Het diagnosticeren van de problemen bij een organisatie is stap één. Dat is bij het NFI voor een groot deel al gedaan met het MIT-rapport, een cultuurrapport en een eigen actueel MWO (medewerkerswaarderingsonderzoek). Desondanks kijken de directeuren zelf ook goed rond waar het schuurt. “Medewerkers zijn zelf al bezig met hoe ze beter als team kunnen opereren en samenwerken. Dat begint op klein niveau, dat vind ik prachtig om te zien”, laat De Vries weten.
Kansen benutten
De directeuren willen de medewerkers ondersteunen door richting te geven en te sturen, maar uiteindelijk moeten de mensen zelf in beweging komen. Het tweetal waardeert het als mensen kansen zien en die benutten. Daar hoort bij dat medewerkers fouten moeten kunnen maken zonder dat ze daarop worden afgerekend als het mis gaat. “Een waardevolle les uit het MIT-rapport is verder dat mensen direct aan de bel kunnen trekken en dat wij daar ook gehoor aan geven en een veilige sfeer creëren. Zo wil ik graag dat we in de toekomst met elkaar omgaan”, aldus De Vries. Van Zaal mag het NFI vooral meer lef tonen. “Dat draagt ook bij aan onafhankelijkheid.”

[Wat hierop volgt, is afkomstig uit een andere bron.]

@@ -456,8 +484,8 @@
     double acc[kInfidPer];
 #pragma unroll
     for (int j = 0; j < kInfidPer; ++j) red[threadIdx.x + kInfidThreads*j] = 0.0;
-    for (int base = 0; base < W - 1; base += kInfidSlots) {
-        infid_batch<0, kInfidPer>(base, W, omega, Fat, Sat, acc, red);
+    for (int base = 0; base < W; base += kInfidSlots) {
+        infid_batch(base, W, omega, Fat, Sat, acc, bnd, red);
         asm volatile("" ::: "memory");
     }
     infid_finish<false>(red, acc, d, infid + p);
@@ -506,7 +534,8 @@
     double acc[kInfidPer];
 #pragma unroll
     for (int j = 0; j < kInfidPer; ++j) acc[j] = 0.0;
-    for (int s0 = 0; s0 < W - 1; s0 += kInfidStage) {
+    double* bnd = red + kInfidThreads;
+    for (int s0 = 0; s0 < W; s0 += kInfidStage) {
         const int n = min(kInfidStage + 1, W - s0);
         cplx v[kLoads];
 #pragma unroll
@@ -522,8 +551,8 @@
         __syncthreads();
         auto Fat = [&](int w) -> cplx { return Fp[w]; };
         auto Sat = [&](int w) -> cplx { return sl[w - s0]; };
-        const int bend = min(W - 1, s0 + kInfidStage);
-        for (int base = s0; base < bend; base += kInfidSlots) infid_batch<0, kInfidPer>(base, W, omega, Fat, Sat, acc);
+        const int bend = min(W, s0 + kInfidStage);
+        for (int base = s0; base < bend; base += kInfidSlots) infid_batch(base, W, omega, Fat, Sat, acc, bnd);
         __syncthreads();
     }
     infid_finish(red, acc, d, infid + p);
@@ -611,6 +640,11 @@
     R[(static_cast<size_t>(a)*N + k)*W + w] = {acc0.re + acc1.re, acc0.im + acc1.im};
 }
 
+__host__ __device__ constexpr bool expand_ff_lists_in_lds(int N, int dd) { return N*dd <= 1024; }
+__host__ __device__ constexpr size_t expand_ff_lds_bytes(int A, int N, int dd) {
+    return static_cast<size_t>(A)*(N + dd)*16*sizeof(cplx) +
+           (expand_ff_lists_in_lds(N, dd) ? static_cast<size_t>(N)*dd*(sizeof(cplx) + sizeof(int)) + sizeof(int)*N : 0);
+}
 __device__ __forceinline__ void expand_ff_tile(const cplx* __restrict__ Ypart, int chunks, size_t slab,
                                                const int* __restrict__ nnz, const int* __restrict__ rows,
                                                const cplx* __restrict__ vals, int N, int dd, int W, int A,
@@ -624,36 +658,93 @@
     const int at = (blockDim.x >> 4) / kt;
     const int w = blockIdx.x*16 + wl;
     const int wc = w < W ? w : W - 1;
-    for (int idx = threadIdx.x >> 4; idx < A*dd; idx += blockDim.x >> 4) {
-        const cplx* b = Ypart + static_cast<size_t>(idx)*W + wc;
-        cplx acc = b[0];
-        for (int z = 1; z < chunks; ++z) {
-            const cplx v = b[z*slab];
-            acc.re += v.re;
-            acc.im += v.im;
-        }
-        ys[static_cast<size_t>(idx)*16 + wl] = acc;
+    const bool lists_staged = expand_ff_lists_in_lds(N, dd);
+    const int nl = N*dd;
+    cplx* vals_l = ys + static_cast<size_t>(A)*dd*16;
+    int* rows_l = reinterpret_cast<int*>(vals_l + nl);
+    int* nnz_l = rows_l + nl;
+    const int tid = threadIdx.x, nthreads = blockDim.x;
+    int row0 = 0, nnz0 = 0;
+    double val0_re = 0.0, val0_im = 0.0;
+    if (lists_staged) {
+        const int e = tid < nl ? tid : nl - 1;
+        row0 = rows[e];
+        val0_re = vals[e].re;
+        val0_im = vals[e].im;
+        nnz0 = nnz[tid < N ? tid : N - 1];
+    }
+    {
+        constexpr int kFly = 8;
+        const int groups = nthreads >> 4, g0 = tid >> 4, entries = A*dd;
+        const int ne = (entries + groups - 1)/groups;
+        const int total = ne*chunks;
+        int li = 0, lz = 0;
+        int si = 0, sz = 0;
+        double acc_re = 0.0, acc_im = 0.0;
+        for (int q0 = 0; q0 < total; q0 += kFly) {
+            cplx v[kFly];
+#pragma unroll
+            for (int u = 0; u < kFly; ++u) {
+                const int idx = min(g0 + li*groups, entries - 1);
+                v[u] = Ypart[lz*slab + static_cast<size_t>(idx)*W + wc];
+                if (q0 + u + 1 < total) {
+                    if (++lz == chunks) {
+                        lz = 0;
+                        ++li;
+                    }
+                }
+            }
+#pragma unroll
+            for (int u = 0; u < kFly; ++u) {
+                if (q0 + u < total) {
+                    acc_re = sz == 0 ? v[u].re : acc_re + v[u].re;
+                    acc_im = sz == 0 ? v[u].im : acc_im + v[u].im;
+                    if (++sz == chunks) {
+                        const int idx = g0 + si*groups;
+                        if (idx < entries) ys[static_cast<size_t>(idx)*16 + wl] = {acc_re, acc_im};
+                        sz = 0;
+                        ++si;
+                    }
+                }
+            }
+        }
+    }
+    if (lists_staged) {
+        if (tid < nl) {
+            rows_l[tid] = row0;
+            vals_l[tid] = {val0_re, val0_im};
+        }
+        if (tid < N) nnz_l[tid] = nnz0;
+        for (int e = tid + nthreads; e < nl; e += nthreads) {
+            rows_l[e] = rows[e];
+            vals_l[e] = vals[e];
+        }
+        for (int e = tid + nthreads; e < N; e += nthreads) nnz_l[e] = nnz[e];
     }
     __syncthreads();
-    for (int a = al; a < A; a += at) {
-        const cplx* ya = ys + static_cast<size_t>(a)*dd*16 + wl;
-        for (int k = kl; k < N; k += kt) {
-            const int n = nnz[k];
-            const int* rk = rows + static_cast<size_t>(k)*dd;
-            const cplx* vk = vals + static_cast<size_t>(k)*dd;
-            auto summed = [&](int e) { return ya[e*16]; };
-            cplx acc0 = {0.0, 0.0}, acc1 = {0.0, 0.0};
-            int q = 0;
-            for (; q + 1 < n; q += 2) {
-                cmac(acc0, vk[q], summed(rk[q]));
-                cmac(acc1, vk[q + 1], summed(rk[q + 1]));
+    auto expand = [&](const int* __restrict__ nz, const int* __restrict__ rw, const cplx* __restrict__ vl) {
+        for (int a = al; a < A; a += at) {
+            const cplx* ya = ys + static_cast<size_t>(a)*dd*16 + wl;
+            for (int k = kl; k < N; k += kt) {
+                const int n = nz[k];
+                const int* rk = rw + static_cast<size_t>(k)*dd;
+                const cplx* vk = vl + static_cast<size_t>(k)*dd;
+                auto summed = [&](int e) { return ya[e*16]; };
+                cplx acc0 = {0.0, 0.0}, acc1 = {0.0, 0.0};
+                int q = 0;
+                for (; q + 1 < n; q += 2) {
+                    cmac(acc0, vk[q], summed(rk[q]));
+                    cmac(acc1, vk[q + 1], summed(rk[q + 1]));
+                }
+                if (q < n) cmac(acc0, vk[q], summed(rk[q]));
+                const cplx r = {acc0.re + acc1.re, acc0.im + acc1.im};
+                rl[(static_cast<size_t>(a)*N + k)*16 + wl] = r;
+                if (w < W) R[(static_cast<size_t>(a)*N + k)*W + w] = r;
             }
-            if (q < n) cmac(acc0, vk[q], summed(rk[q]));
-            const cplx r = {acc0.re + acc1.re, acc0.im + acc1.im};
-            rl[(static_cast<size_t>(a)*N + k)*16 + wl] = r;
-            if (w < W) R[(static_cast<size_t>(a)*N + k)*W + w] = r;
-        }
-    }
+        }
+    };
+    if (lists_staged) expand(nnz_l, rows_l, vals_l);
+    else expand(nnz, rows, vals);
     __syncthreads();
     if (w >= W) return;
     const int npairs = A*(A + 1)/2;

De Vries en Zaal zullen er alles aan doen dat het NFI over vijf jaar nog steeds hét toonaangevende kennisinstituut is in het domein van de forensische opsporing en de vanzelfsprekende partner voor de opsporingsdiensten. “Dat ‘s ochtends bij het openslaan van de krant de mooie krantenkoppen weer in het oog springen. Dat is niet alleen onze hoop, maar onze ambitie.”